# Gator Stuffed Mushrooms



## Yofrankie (Jun 9, 2021)

It’s getting close to that time to apply for your gator quota hunt for us swamp folks :) Last year the hubby got a monster and I’ve been coming up with creative ways to cook it. These stuffed mushrooms were a big hit.
The recipe can be altered to your liking, so I’m not going to list quantities. 

Portabella mushrooms- remove stems (save for another dish)
Cream cheese (room temp)
Egg
Bread crumbs (reserve a little for topping)
Gator meat (ran through my mini-food processor to shred)
Hot sauce
Fresh jalapeños (chopped small)
Season if you want but if using seasoned breadcrumbs it’s not really necessary 
Mix everything and overstuff the mushrooms 
Sprinkle tops with breadcrumbs and fresh grated Parmesan 
Spray or brush tops with olive oil (optional)
Grill or smoke. 
delicious!


----------



## smokerjim (Jun 9, 2021)

never had gator but it sounds good.


----------



## GentlemanJerk (Jun 9, 2021)

Gator is pretty good, the couple times I had it in FL.  Your way would have been much better than the deep fried bits I had.  

As a side question, do you do anything with the hide from the gators?


----------



## Wurstmeister (Jun 9, 2021)

Yofrankie said:


> It’s getting close to that time to apply for your gator quota hunt for us swamp folks :) Last year the hubby got a monster and I’ve been coming up with creative ways to cook it.

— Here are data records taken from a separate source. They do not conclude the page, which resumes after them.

# treangenlab/Seqwin

Measured on AMD Instinct MI355X. Metric: Gbp/s minimizer-indexed, higher is better.
Workload: dtype u64

## Files before the change

### seqwin_amd/csrc/device.hpp

```cpp
#pragma once

#include <hip/hip_runtime.h>

#include <functional>
#include <memory>
#include <string>

#include "common.hpp"

namespace sw {

#define SW_HIP(expr)                                                                                   \
    do {                                                                                               \
        hipError_t _e = (expr);                                                                        \
        if (_e != hipSuccess)                                                                          \
            ::sw::raise(SW_ERR_DEVICE, "HIP error %d (%s) at %s:%d: %s", (int)_e, hipGetErrorString(_e), \
                        __FILE__, __LINE__, #expr);                                                    \
    } while (0)

__host__ __device__ inline uint64_t mix64(uint64_t x)
{
    x ^= x >> 30; x *= 0xbf58476d1ce4e5b9ULL;
    x ^= x >> 27; x *= 0x94d049bb133111ebULL;
    x ^= x >> 31;
// ... 181 lines not shown
};
std::vector<int> devices_from_env();
void build_multi_device(const char *const *paths, size_t n_paths, uint64_t k, uint64_t w, uint64_t n_cpu, std::vector<int> devs,
                        MultiGraph &out, uint64_t chunk_bp = 0);

Plan &get_plan(sw_batch &b, uint64_t k, uint64_t w, bool *cached = nullptr);

struct SketchOut {
    DevArray<uint64_t> stage_hash;
    DevArray<uint64_t> stage_kmer;
    DevArray<uint32_t> tile_count;
    DevArray<uint64_t> tile_offset;
    uint64_t n_occ = 0;
    uint64_t launches = 0;
    uint64_t n_ovf_tiles = 0;
};
void run_sketch(const sw_batch &b, const Plan &plan, hipStream_t stream, SketchOut &out, float *sketch_ms);

void radix_sort_keys64(uint64_t *&keys, uint64_t *&alt, uint64_t n, unsigned begin_bit, unsigned end_bit, hipStream_t stream,
                       uint32_t *d_fail, bool perm_hi32 = false, unsigned long long *d_hist_given = nullptr, unsigned layout_bits = 0);
void radix_layout(unsigned bits, unsigned *digit_bits, unsigned *n_passes);
bool radix_unsort_perm(uint64_t *&keys, uint64_t *&alt, uint64_t n, unsigned low_bits, unsigned nbit, hipStream_t stream, uint32_t *d_fail);
constexpr uint32_t UNSORT_CURSOR_STRIDE = 32;
struct UnsortPerm {
    DevArray<unsigned long long> cur_a, cur_b;
    DevArray<uint32_t> tickets;
    unsigned low_bits = 0, hi_bits = 0;
    uint32_t n_groups = 0, n_tiles = 0, grid = 0;
};
bool radix_unsort_perm_begin(UnsortPerm &u, uint64_t n, unsigned low_bits, unsigned nbit, hipStream_t stream);
void radix_unsort_perm_first(UnsortPerm &u, const uint64_t *keys, uint64_t *alt, uint64_t n, hipStream_t stream, uint32_t *d_fail);
void radix_unsort_perm_second(UnsortPerm &u, const uint64_t *keys, uint64_t *alt, uint64_t n, hipStream_t stream, uint32_t *d_fail);

int radix_edge_buckets(uint64_t *&keys, uint64_t *&alt, uint64_t m, unsigned key_bits, uint64_t sentinel,
                       const unsigned long long *d_hist_top, uint32_t cap, uint32_t slots, uint64_t *ukeys, uint32_t *ucnt,
                       uint32_t *n_runs, hipStream_t stream, uint32_t *d_fail, bool debug);

void sort_keys64(uint64_t *&keys, uint64_t *&keys_alt, size_t n, unsigned begin_bit, unsigned end_bit, hipStream_t stream,
                 uint32_t *d_fail, bool perm_hi32 = false, unsigned long long *d_hist_given = nullptr, unsigned layout_bits = 0);
bool sort_keys64_is_own(size_t n);
void check_sort_failed(uint32_t fail_word);
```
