# sgl-project/rbg

Measured on AMD Instinct MI355X. Metric: output tok/s (llama-3-8b P/D-disagg serving, KV migration over xGMI), higher is better.
Workload: dtype bf16; 1 GPU; model=llama-3-8b, global_batch=128, seq_len=2048, parallelism=pd1 (1 prefill + 1 decode, prefill colocated with decode0)

## Files before the change

rbg_amd/models/llama.py:

```python
from __future__ import annotations

import math
from dataclasses import dataclass
from typing import Optional

import torch
import torch.nn as nn

from .. import ops
from ..engine.config import ModelConfig
from ..engine.kv_cache import PagedKVCache


@dataclass
class ForwardBatch:
    mode: str
    positions: torch.Tensor
    slot_mapping: torch.Tensor
    cu_seqlens: Optional[torch.Tensor] = None
    cu_seqlens_k: Optional[torch.Tensor] = None
    kv_gather_slots: Optional[torch.Tensor] = None
    block_tables: Optional[torch.Tensor] = None
    context_lens: Optional[torch.Tensor] = None
    decode_num_splits: int = 0
# ... 67 lines not shown

    def recv_prev(self, shape, dtype, device) -> torch.Tensor:
        from ..parallel.comm import from_wire, wire_dtype
        t = torch.empty(shape, dtype=wire_dtype(dtype, device),
                        device=device)
        torch.distributed.recv(t, src=self._lane_rank(self.stage - 1))
        return from_wire(t, dtype)

    def broadcast_tokens(self, t: torch.Tensor) -> torch.Tensor:
        src = self.ranks[(self.size - 1) * self.tp_size]
        torch.distributed.broadcast(t, src=src, group=self.group)
        return t


class LlamaAttention(nn.Module):
    def __init__(self, cfg: ModelConfig, layer_idx: int, tp: TPContext,
                 device, dtype, gen):
        super().__init__()
        self.cfg = cfg
        self.layer_idx = layer_idx
        self.tp = tp
        assert cfg.num_heads % tp.size == 0 and cfg.num_kv_heads % tp.size == 0, \
            "TP degree must divide head counts"
        self.heads = cfg.num_heads // tp.size
        self.kv_heads = cfg.num_kv_heads // tp.size
        self.head_dim = cfg.head_dim
        self.scale = 1.0 / math.sqrt(cfg.head_dim)
        q_out = self.heads * cfg.head_dim
        kv_out = self.kv_heads * cfg.head_dim
        full_q = cfg.num_heads * cfg.head_dim
        full_kv = cfg.num_kv_heads * cfg.head_dim
        wq = _linear_weight(full_q, cfg.hidden_size, device, dtype, gen,
                            shard_dim=0, tp_size=tp.size, tp_rank=tp.rank)
        wk = _linear_weight(full_kv, cfg.hidden_size, device, dtype, gen,
                            shard_dim=0, tp_size=tp.size, tp_rank=tp.rank)
        wv = _linear_weight(full_kv, cfg.hidden_size, device, dtype, gen,
                            shard_dim=0, tp_size=tp.size, tp_rank=tp.rank)
        self.wqkv = nn.Parameter(torch.cat([wq, wk, wv], dim=0),
                                 requires_grad=False)
        self.wo = _linear_weight(cfg.hidden_size, full_q, device, dtype, gen,
                                 shard_dim=1, tp_size=tp.size,
                                 tp_rank=tp.rank)
        self.q_out, self.kv_out = q_out, kv_out
        self.q_norm = self.k_norm = None
        if cfg.qk_norm:
            self.q_norm = nn.Parameter(torch.ones(cfg.head_dim, device=device,
                                                  dtype=dtype),
                                       requires_grad=False)
            self.k_norm = nn.Parameter(torch.ones(cfg.head_dim, device=device,
                                                  dtype=dtype),
                                       requires_grad=False)

    def forward(self, x: torch.Tensor, batch: ForwardBatch,
                kv: PagedKVCache, cos_sin: torch.Tensor) -> torch.Tensor:
        T = x.shape[0]
        qkv = ops.linear(x, self.wqkv)
        q = qkv[:, :self.q_out]
        k = qkv[:, self.q_out:self.q_out + self.kv_out]
        v = qkv[:, self.q_out + self.kv_out:]
        if self.q_norm is not None:
            q = ops.rmsnorm(q.contiguous().view(-1, self.head_dim),
                            self.q_norm,
                            self.cfg.rms_eps).view(T, self.q_out)
            k = ops.rmsnorm(k.contiguous().view(-1, self.head_dim),
                            self.k_norm,
                            self.cfg.rms_eps).view(T, self.kv_out)
            v = v.clone(memory_format=torch.contiguous_format)
        key_cache = kv.key_cache(self.layer_idx)
        value_cache = kv.value_cache(self.layer_idx)
        fp8 = kv.fp8
        if fp8:
            ops.rope_store_kv(q, k, v, key_cache, value_cache, cos_sin,
                              batch.positions, batch.slot_mapping,
                              kv.k_scale_log2, kv.v_scale_log2)
        else:
            ops.rope_store_kv(q, k, v, key_cache, value_cache, cos_sin,
                              batch.positions, batch.slot_mapping)
        q3 = q.view(T, self.heads, self.head_dim)
        if batch.mode == "prefill":
            if fp8:
                if batch.kv_gather_slots is None:
                    raise RuntimeError("an fp8 KV pool prefills through the "
                                       "gather path: kv_gather_slots unset")
                k_full = ops.kv_gather_dequant(
                    key_cache, batch.kv_gather_slots, kv.k_scale_log2)
                v_full = ops.kv_gather_dequant(
                    value_cache, batch.kv_gather_slots, kv.v_scale_log2)
                o = ops.prefill_attention(q3, k_full, v_full,
                                          batch.cu_seqlens, self.scale,
                                          batch.cu_seqlens_k)
            elif batch.kv_gather_slots is not None:
                ps = key_cache.shape[2]
                slots = batch.kv_gather_slots.long()
                pages, offs = slots // ps, slots % ps
                k_full = key_cache[pages, :, offs]
                v_full = value_cache[pages, :, offs]
                o = ops.prefill_attention(q3, k_full, v_full,
                                          batch.cu_seqlens, self.scale,
                                          batch.cu_seqlens_k)
            else:
                o = ops.prefill_attention(
                    q3, k.view(T, self.kv_heads, self.head_dim),
                    v.view(T, self.kv_heads, self.head_dim),
                    batch.cu_seqlens, self.scale)
        elif fp8:
            o = ops.decode_attention(q3, key_cache, value_cache,
                                     batch.block_tables, batch.context_lens,
                                     self.scale,
                                     num_splits=batch.decode_num_splits,
                                     k_scale_log2=kv.k_scale_log2,
                                     v_scale_log2=kv.v_scale_log2)
        else:
            o = ops.decode_attention(q3, key_cache, value_cache,
                                     batch.block_tables, batch.context_lens,
                                     self.scale,
                                     num_splits=batch.decode_num_splits)
        out = ops.linear(o.view(T, self.q_out).contiguous(), self.wo)
        return self.tp.all_reduce(out)


class LlamaMLP(nn.Module):
    def __init__(self, cfg: ModelConfig, tp: TPContext, device, dtype, gen):
        super().__init__()
        self.tp = tp
        assert cfg.intermediate_size % tp.size == 0
        inter = cfg.intermediate_size // tp.size
        wg = _linear_weight(cfg.intermediate_size, cfg.hidden_size, device,
                            dtype, gen, shard_dim=0, tp_size=tp.size,
                            tp_rank=tp.rank)
        wu = _linear_weight(cfg.intermediate_size, cfg.hidden_size, device,
                            dtype, gen, shard_dim=0, tp_size=tp.size,
                            tp_rank=tp.rank)
        self.w_gate_up = nn.Parameter(torch.cat([wg, wu], dim=0),
                                      requires_grad=False)
        self.w_down = _linear_weight(cfg.hidden_size, cfg.intermediate_size,
                                     device, dtype, gen, shard_dim=1,
                                     tp_size=tp.size, tp_rank=tp.rank)
        self.inter = inter

    def forward(self, x: torch.Tensor) -> torch.Tensor:
        gu = ops.linear(x, self.w_gate_up)
        h = ops.silu_mul(gu)
        return self.tp.all_reduce(ops.linear(h, self.w_down))


class LlamaLayer(nn.Module):
    def __init__(self, cfg: ModelConfig, layer_idx: int, tp: TPContext,
                 device, dtype, gen):
        super().__init__()
        self.attn = LlamaAttention(cfg, layer_idx, tp, device, dtype, gen)
        self.mlp = LlamaMLP(cfg, tp, device, dtype, gen)
        self.input_norm = nn.Parameter(
            torch.ones(cfg.hidden_size, device=device, dtype=dtype),
            requires_grad=False)
        self.post_norm = nn.Parameter(
            torch.ones(cfg.hidden_size, device=device, dtype=dtype),
            requires_grad=False)
        self.eps = cfg.rms_eps

    def forward(self, x: torch.Tensor, residual: Optional[torch.Tensor],
                batch: ForwardBatch, kv: PagedKVCache,
                cos_sin: torch.Tensor):
        if residual is None:
            residual = x.clone()
            h = ops.rmsnorm(x, self.input_norm, self.eps)
        else:
            ops.fused_add_rmsnorm(x, residual, self.input_norm, self.eps)
            h = x
        h = self.attn(h, batch, kv, cos_sin)
        ops.fused_add_rmsnorm(h, residual, self.post_norm, self.eps)
        h = self.mlp(h)
        return h, residual


class LlamaForCausalLM(nn.Module):
    def __init__(self, cfg: ModelConfig, device: torch.device,
                 tp: Optional[TPContext] = None, base_seed: int = 1234,
                 pp: Optional[PPContext] = None):
        super().__init__()
        self.cfg = cfg
        self.tp = tp or TPContext()
        self.pp = pp or PPContext()
        self.base_seed = base_seed
        self.device = device
        dtype = torch.bfloat16
        self.dtype = dtype

        def _gen(tag: int) -> torch.Generator:
            g = torch.Generator(device=device)
            g.manual_seed(base_seed * 1000003 + tag)
            return g

        L = cfg.num_layers
        assert L % self.pp.size == 0, "PP degree must divide layer count"
        per = L // self.pp.size
        self.layer_start = self.pp.stage * per
        self.layer_end = self.layer_start + per
        self.embed = None
        if self.pp.first:
            self.embed = nn.Parameter(
                torch.empty(cfg.vocab_size, cfg.hidden_size, device=device,
                            dtype=dtype).normal_(0, 0.02, generator=_gen(0)),
                requires_grad=False)
        self.layers = nn.ModuleList([
            LlamaLayer(cfg, i - self.layer_start, self.tp, device, dtype,
                       _gen(1 + i))
            for i in range(self.layer_start, self.layer_end)])
        self.final_norm = None
        self.lm_head = None
        if self.pp.last:
            self.final_norm = nn.Parameter(
                torch.ones(cfg.hidden_size, device=device, dtype=dtype),
                requires_grad=False)
            self.lm_head = _linear_weight(cfg.vocab_size, cfg.hidden_size,
                                          device, dtype, _gen(L + 1))
        self.cos_sin = ops.build_cos_sin_table(
            cfg.head_dim, cfg.max_position, cfg.rope_theta,
            device=device)

    @property
    def num_local_layers(self) -> int:
        return self.layer_end - self.layer_start

    @torch.inference_mode()
    def forward(self, tokens: torch.Tensor, batch: ForwardBatch,
                kv: PagedKVCache,
                hidden: Optional[torch.Tensor] = None) -> torch.Tensor:
        if self.pp.first:
            x = self.embed[tokens.long()]
        else:
            assert hidden is not None, "non-first PP stage needs hidden"
            x = hidden
        residual = None
        for layer in self.layers:
            x, residual = layer(x, residual, batch, kv, self.cos_sin)
        x = x + residual
        if not self.pp.last:
            return x
        x = ops.rmsnorm(x, self.final_norm, self.cfg.rms_eps)
        return x

    @torch.inference_mode()
    def logits(self, hidden: torch.Tensor,
               gather_idx: Optional[torch.Tensor] = None) -> torch.Tensor:
        if gather_idx is not None:
            hidden = hidden[gather_idx.long()]
        return torch.nn.functional.linear(hidden, self.lm_head).float()

    def reload_weights(self, seed: int) -> None:
        fresh = LlamaForCausalLM(self.cfg, self.device, self.tp,
                                 base_seed=seed, pp=self.pp)
        with torch.no_grad():
            for p, q in zip(self.parameters(), fresh.parameters()):
                p.copy_(q)
        del fresh
        if self.device.type == "cuda":
            torch.cuda.empty_cache()
        if self.tp.size > 1:
            torch.distributed.barrier(group=self.tp.group)
```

These stuffed mushrooms were a big hit.
> The recipe can be altered to your liking, so I’m not going to list quantities.
> 
> Portabella mushrooms- remove stems (save for another dish)
> ...


Sounds delicious!   Thanks for the recipe. This will go great as an appetizer with my Chocolate Peanut Butter Stout, and  smoked bratwurst, sauerkraut and scalloped potato casserole! !
John


----------



## BGKYSmoker (Jun 9, 2021)

Like this

Gator meat is in most of the stores down here. Got em in the lake but i dont think they would like it if i off'ed one of em.


----------



## GonnaSmoke (Jun 9, 2021)

smokerjim said:


> never had gator but it sounds good.


Tastes like chicken.. We have a hunting season for them here in South Carolina, but I've never applied for a permit. The rules are kind of convoluted in my opinion...


----------



## smokerjim (Jun 9, 2021)

GonnaSmoke said:


> Tastes like chicken.. We have a hunting season for them here in South Carolina, but I've never applied for a permit. The rules are kind of convoluted in my opinion...


or does chicken taste like gator  , fortunately we don't need to worry about them up here,


----------



## BGKYSmoker (Jun 9, 2021)

taste like gator


----------



## jcam222 (Jun 9, 2021)

I have been tempted to order a whole gator to smoke this summer.


----------